Stored items:
Content starts
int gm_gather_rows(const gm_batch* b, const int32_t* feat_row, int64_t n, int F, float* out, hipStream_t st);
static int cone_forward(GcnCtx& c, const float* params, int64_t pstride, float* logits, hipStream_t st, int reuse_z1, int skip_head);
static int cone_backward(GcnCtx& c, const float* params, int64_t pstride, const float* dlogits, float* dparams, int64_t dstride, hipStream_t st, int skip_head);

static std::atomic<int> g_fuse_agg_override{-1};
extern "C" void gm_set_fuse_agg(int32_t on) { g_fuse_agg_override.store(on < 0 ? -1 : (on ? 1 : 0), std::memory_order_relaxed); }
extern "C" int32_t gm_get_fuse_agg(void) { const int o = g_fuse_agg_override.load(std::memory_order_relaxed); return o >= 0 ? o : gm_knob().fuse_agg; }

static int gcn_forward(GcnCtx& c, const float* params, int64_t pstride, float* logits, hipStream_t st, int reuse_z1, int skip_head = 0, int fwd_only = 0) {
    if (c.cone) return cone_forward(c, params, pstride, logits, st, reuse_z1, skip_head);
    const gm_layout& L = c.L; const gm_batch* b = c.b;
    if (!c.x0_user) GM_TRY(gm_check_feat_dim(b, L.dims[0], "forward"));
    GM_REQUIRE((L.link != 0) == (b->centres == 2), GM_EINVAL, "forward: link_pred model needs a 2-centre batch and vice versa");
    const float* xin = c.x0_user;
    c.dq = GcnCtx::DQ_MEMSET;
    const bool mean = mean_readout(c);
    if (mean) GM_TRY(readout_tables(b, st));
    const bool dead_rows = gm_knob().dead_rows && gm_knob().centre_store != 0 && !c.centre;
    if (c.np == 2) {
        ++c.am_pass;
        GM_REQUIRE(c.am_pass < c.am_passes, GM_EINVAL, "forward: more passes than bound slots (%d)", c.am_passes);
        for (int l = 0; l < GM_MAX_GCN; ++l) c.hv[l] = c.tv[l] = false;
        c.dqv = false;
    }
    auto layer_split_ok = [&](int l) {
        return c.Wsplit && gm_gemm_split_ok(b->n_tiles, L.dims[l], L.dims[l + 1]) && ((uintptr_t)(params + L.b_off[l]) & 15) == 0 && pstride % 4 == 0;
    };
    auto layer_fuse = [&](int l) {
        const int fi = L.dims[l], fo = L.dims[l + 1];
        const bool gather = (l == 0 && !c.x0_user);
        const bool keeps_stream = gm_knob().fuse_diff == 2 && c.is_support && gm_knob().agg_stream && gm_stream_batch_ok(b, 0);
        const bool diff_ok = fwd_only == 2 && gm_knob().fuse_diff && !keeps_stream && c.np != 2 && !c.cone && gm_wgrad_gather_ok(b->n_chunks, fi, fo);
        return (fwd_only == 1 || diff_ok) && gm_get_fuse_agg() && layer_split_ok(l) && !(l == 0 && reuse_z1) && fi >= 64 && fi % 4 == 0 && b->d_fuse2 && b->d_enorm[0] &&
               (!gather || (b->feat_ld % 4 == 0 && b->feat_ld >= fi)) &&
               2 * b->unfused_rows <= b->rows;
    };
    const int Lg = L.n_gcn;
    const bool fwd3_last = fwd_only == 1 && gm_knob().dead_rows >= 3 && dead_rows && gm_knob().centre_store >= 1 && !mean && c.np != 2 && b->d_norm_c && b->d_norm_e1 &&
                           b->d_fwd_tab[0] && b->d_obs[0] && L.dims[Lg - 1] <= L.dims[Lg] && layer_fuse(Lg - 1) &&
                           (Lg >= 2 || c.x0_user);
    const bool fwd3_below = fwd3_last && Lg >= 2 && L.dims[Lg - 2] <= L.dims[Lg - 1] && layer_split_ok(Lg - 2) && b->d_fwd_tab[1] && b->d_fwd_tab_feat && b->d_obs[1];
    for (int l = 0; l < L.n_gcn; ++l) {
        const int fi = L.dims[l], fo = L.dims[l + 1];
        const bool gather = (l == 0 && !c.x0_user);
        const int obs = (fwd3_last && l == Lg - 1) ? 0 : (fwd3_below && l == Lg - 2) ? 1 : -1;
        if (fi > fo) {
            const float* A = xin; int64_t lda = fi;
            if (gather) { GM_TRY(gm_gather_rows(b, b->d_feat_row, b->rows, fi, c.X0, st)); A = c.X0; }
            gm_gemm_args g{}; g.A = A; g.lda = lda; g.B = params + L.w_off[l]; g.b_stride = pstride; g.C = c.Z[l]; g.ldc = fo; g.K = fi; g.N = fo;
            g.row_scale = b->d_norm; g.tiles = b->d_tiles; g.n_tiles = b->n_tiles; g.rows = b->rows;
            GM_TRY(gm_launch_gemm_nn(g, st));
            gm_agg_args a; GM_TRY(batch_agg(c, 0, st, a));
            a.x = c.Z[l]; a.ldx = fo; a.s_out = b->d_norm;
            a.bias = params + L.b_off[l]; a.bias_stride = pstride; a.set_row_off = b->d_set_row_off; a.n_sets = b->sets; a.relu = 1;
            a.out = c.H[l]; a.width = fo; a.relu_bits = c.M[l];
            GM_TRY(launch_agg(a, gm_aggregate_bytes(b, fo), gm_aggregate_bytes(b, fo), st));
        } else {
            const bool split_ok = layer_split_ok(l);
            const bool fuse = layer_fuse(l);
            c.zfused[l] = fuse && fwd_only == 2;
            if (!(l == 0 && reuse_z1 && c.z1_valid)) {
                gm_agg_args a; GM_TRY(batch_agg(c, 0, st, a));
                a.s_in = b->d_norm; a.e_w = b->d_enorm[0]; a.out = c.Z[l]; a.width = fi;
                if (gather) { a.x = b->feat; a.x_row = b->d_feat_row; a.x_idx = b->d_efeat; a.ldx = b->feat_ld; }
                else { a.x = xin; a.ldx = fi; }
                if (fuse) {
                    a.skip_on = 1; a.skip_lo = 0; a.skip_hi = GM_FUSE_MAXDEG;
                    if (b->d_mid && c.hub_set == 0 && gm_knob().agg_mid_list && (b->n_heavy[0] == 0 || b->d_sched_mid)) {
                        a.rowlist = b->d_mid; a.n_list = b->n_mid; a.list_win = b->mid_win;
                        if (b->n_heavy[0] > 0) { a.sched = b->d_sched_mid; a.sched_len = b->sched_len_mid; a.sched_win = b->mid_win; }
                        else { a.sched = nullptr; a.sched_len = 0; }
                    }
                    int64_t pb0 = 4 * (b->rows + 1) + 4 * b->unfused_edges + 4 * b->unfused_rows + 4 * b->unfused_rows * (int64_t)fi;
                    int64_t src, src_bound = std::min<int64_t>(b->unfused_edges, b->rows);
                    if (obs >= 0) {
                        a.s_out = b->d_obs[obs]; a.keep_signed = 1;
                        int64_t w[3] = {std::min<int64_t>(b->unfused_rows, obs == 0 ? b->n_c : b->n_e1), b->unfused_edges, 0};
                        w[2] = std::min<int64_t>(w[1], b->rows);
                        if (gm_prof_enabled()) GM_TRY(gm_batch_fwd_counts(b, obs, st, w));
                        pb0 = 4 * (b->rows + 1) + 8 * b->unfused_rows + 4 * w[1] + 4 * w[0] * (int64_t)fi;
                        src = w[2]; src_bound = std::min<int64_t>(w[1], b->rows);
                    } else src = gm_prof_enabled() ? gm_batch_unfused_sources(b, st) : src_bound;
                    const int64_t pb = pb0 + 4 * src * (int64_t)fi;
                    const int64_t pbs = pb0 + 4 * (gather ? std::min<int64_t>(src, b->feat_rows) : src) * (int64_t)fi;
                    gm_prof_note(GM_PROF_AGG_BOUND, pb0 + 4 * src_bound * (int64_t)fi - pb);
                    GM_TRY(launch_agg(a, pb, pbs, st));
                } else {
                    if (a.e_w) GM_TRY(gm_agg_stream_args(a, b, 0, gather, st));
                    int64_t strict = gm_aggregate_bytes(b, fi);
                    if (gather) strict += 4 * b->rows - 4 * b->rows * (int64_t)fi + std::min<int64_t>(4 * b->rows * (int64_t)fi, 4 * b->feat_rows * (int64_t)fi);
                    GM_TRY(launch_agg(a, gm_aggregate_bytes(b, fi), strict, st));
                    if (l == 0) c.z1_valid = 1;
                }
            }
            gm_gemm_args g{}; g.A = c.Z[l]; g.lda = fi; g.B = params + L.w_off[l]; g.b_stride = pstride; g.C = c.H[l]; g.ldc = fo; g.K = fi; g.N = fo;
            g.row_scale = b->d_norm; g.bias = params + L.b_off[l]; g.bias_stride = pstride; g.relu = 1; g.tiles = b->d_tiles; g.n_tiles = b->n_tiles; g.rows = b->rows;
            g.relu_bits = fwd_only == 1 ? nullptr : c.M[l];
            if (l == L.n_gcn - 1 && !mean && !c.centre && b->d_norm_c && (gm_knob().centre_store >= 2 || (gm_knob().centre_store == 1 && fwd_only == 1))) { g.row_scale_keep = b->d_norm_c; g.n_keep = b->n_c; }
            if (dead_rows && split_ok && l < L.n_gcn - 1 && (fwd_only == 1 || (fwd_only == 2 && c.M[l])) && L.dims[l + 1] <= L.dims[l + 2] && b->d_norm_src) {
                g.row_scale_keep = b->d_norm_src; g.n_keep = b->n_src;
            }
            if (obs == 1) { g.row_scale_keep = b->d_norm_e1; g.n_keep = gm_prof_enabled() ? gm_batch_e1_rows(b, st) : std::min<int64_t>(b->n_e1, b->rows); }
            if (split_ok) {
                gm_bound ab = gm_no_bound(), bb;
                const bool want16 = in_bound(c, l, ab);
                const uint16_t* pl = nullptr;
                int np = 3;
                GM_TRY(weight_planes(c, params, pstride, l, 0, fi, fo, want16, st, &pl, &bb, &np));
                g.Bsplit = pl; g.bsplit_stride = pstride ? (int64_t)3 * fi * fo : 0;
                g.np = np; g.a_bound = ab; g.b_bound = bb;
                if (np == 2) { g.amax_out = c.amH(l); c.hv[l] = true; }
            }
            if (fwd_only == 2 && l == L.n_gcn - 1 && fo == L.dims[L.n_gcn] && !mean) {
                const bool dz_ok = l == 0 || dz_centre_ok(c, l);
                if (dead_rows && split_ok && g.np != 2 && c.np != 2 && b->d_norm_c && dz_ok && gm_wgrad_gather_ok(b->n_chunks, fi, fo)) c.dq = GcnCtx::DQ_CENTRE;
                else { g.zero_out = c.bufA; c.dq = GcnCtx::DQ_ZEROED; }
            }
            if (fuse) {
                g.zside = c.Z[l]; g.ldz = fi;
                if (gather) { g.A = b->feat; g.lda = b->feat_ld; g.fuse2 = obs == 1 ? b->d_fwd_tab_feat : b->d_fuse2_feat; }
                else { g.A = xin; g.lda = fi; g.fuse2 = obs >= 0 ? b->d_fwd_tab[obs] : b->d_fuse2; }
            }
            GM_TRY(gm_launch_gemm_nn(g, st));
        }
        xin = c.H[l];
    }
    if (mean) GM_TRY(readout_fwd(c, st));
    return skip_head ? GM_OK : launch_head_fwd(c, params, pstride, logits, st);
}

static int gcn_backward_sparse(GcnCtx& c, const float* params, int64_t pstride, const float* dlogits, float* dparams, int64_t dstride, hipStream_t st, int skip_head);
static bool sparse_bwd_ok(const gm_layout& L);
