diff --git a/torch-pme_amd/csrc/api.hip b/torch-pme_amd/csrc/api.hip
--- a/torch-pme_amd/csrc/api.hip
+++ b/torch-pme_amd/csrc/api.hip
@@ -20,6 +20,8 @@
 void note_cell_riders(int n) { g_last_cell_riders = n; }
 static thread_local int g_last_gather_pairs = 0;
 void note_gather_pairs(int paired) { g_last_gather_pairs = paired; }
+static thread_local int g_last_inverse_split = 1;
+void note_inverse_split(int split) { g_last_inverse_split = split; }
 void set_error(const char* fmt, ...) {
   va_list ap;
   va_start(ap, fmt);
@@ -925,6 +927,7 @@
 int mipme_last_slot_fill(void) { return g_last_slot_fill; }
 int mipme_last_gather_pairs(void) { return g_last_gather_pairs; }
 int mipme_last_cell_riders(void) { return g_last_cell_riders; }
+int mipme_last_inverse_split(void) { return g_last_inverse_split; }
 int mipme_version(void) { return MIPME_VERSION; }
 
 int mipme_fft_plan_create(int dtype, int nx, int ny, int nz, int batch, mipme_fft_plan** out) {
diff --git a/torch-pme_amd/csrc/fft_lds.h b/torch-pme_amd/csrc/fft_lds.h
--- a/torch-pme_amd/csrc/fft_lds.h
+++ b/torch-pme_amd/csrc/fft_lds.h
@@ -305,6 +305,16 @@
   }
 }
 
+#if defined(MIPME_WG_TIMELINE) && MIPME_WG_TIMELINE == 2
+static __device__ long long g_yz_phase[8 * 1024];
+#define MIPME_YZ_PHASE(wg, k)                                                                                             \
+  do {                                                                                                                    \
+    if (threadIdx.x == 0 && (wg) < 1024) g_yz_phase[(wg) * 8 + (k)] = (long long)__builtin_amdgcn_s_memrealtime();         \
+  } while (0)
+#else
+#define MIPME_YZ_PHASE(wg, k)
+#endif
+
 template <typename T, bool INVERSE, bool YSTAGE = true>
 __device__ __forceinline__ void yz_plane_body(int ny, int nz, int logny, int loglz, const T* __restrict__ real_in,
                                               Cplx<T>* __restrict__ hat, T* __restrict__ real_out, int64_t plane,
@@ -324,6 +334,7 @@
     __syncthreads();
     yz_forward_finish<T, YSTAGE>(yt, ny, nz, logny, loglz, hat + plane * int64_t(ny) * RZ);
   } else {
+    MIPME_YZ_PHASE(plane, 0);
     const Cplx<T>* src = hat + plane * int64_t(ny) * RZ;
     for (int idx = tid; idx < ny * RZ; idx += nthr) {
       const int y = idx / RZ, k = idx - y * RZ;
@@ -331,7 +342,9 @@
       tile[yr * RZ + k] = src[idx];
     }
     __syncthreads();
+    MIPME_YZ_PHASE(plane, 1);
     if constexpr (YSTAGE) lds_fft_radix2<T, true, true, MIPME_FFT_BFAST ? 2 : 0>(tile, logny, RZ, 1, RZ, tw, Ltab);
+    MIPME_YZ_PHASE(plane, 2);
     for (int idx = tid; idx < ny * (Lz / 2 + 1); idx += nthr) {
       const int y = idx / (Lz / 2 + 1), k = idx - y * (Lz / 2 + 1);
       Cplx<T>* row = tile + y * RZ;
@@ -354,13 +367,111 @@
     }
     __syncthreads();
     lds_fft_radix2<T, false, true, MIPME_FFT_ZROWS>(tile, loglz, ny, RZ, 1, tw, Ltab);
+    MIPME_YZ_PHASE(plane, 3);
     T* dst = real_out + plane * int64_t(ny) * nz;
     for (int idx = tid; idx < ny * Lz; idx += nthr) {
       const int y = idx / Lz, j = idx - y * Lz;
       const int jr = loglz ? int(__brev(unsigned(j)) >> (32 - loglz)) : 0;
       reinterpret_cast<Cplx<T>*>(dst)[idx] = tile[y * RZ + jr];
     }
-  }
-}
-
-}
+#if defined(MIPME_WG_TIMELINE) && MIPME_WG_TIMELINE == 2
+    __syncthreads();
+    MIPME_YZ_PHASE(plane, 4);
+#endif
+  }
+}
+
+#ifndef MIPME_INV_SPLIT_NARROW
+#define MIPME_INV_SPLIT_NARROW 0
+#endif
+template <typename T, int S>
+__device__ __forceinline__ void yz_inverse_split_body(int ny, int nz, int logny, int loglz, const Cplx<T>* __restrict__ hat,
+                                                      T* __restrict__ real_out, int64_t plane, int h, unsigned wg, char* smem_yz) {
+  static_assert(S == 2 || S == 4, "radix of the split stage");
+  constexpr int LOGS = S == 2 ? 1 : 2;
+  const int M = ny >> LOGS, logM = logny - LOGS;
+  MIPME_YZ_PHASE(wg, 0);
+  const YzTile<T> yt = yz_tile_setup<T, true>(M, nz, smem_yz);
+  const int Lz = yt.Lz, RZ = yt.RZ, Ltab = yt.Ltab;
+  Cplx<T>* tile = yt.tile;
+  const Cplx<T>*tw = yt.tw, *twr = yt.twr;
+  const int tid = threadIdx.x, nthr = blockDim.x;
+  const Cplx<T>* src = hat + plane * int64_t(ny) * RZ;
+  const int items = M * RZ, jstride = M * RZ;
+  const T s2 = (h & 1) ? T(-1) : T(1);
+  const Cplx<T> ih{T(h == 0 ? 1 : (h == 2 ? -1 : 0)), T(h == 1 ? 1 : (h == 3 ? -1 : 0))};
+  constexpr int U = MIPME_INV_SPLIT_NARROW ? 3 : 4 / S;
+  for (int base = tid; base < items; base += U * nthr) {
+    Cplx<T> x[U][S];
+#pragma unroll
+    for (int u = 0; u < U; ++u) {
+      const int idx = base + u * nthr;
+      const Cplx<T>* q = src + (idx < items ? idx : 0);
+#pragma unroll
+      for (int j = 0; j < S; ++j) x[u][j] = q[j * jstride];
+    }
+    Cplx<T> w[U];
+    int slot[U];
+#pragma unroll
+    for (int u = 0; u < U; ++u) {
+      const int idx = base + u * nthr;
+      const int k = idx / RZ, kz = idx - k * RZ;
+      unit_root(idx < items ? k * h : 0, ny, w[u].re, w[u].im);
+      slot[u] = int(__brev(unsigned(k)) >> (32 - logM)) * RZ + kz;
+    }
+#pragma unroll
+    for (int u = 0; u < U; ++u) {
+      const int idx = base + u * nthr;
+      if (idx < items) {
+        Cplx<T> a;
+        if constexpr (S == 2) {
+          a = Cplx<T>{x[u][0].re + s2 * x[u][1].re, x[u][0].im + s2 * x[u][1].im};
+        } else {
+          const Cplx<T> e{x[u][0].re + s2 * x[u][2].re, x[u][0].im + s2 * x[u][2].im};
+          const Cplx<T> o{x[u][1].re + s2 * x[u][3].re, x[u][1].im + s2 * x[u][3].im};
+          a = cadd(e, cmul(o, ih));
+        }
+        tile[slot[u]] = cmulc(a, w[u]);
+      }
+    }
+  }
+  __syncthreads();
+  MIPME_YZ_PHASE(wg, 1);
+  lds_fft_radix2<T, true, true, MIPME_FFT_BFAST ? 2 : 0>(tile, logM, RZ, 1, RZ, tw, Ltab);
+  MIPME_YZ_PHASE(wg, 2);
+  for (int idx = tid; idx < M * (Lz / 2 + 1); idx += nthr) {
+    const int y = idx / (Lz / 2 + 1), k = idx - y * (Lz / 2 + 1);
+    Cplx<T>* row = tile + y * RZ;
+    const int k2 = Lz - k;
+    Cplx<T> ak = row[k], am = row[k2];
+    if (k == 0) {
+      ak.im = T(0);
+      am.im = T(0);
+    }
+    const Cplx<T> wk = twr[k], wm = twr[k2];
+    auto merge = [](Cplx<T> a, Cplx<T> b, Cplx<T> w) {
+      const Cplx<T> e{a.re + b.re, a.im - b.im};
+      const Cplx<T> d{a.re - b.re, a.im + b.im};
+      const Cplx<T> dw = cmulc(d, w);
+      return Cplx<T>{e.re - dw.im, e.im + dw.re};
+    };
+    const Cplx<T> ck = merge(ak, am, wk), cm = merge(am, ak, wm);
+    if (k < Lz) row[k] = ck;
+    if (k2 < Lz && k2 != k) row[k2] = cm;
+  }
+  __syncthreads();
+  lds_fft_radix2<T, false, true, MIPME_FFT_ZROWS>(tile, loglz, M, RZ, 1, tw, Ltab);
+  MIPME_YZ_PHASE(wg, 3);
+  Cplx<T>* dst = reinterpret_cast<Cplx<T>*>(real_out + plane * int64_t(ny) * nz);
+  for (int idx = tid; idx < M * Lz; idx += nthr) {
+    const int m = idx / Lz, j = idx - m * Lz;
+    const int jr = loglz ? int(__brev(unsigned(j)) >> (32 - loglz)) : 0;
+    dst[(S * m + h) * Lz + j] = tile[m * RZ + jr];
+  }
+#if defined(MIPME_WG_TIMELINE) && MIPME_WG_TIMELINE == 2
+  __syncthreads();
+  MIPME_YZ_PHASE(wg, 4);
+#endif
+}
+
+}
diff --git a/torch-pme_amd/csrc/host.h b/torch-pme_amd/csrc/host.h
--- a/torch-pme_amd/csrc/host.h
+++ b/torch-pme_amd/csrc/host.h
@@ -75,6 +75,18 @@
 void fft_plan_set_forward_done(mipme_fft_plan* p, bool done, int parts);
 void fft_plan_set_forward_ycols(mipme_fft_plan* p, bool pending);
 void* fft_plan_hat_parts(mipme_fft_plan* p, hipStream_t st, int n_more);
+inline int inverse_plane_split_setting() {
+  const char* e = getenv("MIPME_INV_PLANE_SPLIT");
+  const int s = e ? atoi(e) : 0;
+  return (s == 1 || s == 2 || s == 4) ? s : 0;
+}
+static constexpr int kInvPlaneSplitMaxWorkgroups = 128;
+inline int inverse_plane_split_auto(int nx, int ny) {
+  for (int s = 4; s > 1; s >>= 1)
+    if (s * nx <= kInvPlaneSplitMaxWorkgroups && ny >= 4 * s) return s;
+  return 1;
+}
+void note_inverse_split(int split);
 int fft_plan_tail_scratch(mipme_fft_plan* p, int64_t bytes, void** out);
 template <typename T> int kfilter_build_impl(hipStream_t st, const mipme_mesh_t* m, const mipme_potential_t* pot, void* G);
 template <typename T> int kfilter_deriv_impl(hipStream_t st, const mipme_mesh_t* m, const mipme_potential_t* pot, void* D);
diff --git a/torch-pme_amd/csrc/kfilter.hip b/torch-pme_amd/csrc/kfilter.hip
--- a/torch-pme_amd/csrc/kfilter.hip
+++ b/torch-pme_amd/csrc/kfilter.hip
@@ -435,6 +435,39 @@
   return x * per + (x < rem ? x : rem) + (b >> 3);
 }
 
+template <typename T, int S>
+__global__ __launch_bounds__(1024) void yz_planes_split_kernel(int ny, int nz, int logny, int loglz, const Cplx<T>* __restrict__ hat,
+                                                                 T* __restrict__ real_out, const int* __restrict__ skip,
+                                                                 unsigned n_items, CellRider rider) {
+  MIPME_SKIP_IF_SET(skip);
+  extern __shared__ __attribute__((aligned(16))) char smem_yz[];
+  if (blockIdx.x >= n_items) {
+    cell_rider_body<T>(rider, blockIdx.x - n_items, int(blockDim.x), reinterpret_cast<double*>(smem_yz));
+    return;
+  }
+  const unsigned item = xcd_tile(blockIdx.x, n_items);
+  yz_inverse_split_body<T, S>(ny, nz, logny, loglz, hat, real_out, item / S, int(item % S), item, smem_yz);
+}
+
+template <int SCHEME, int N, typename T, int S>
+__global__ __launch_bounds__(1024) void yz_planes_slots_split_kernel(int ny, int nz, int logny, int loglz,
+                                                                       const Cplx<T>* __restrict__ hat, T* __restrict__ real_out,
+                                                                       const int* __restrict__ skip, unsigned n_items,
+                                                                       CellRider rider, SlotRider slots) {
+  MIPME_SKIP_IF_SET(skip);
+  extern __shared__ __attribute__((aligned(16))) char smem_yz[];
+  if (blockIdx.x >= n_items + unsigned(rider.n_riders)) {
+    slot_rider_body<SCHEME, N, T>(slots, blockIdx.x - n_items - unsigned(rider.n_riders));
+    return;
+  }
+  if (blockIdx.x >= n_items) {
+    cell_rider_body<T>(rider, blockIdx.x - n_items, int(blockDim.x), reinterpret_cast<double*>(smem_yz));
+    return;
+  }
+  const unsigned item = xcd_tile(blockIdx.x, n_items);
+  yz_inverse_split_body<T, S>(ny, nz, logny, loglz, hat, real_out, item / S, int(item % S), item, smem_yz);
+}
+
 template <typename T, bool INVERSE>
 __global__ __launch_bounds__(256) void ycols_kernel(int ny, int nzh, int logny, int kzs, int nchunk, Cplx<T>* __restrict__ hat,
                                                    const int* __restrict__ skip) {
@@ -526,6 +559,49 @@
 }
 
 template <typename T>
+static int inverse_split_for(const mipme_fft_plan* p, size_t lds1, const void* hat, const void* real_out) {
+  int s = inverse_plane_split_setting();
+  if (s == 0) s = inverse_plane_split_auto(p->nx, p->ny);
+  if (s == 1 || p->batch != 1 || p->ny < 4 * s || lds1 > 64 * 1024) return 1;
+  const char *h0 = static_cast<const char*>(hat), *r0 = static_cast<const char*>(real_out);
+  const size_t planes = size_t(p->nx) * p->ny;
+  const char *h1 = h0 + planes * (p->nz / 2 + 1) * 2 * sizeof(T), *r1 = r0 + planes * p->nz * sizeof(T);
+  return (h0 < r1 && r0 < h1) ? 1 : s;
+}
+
Content ends
Try it: In the entries above, find each line that has the word "nullptr". Copy it.

Answer space:
                        else { a.sched = nullptr; a.sched_len = 0; }
            g.relu_bits = fwd_only == 1 ? nullptr : c.M[l];
                const uint16_t* pl = nullptr;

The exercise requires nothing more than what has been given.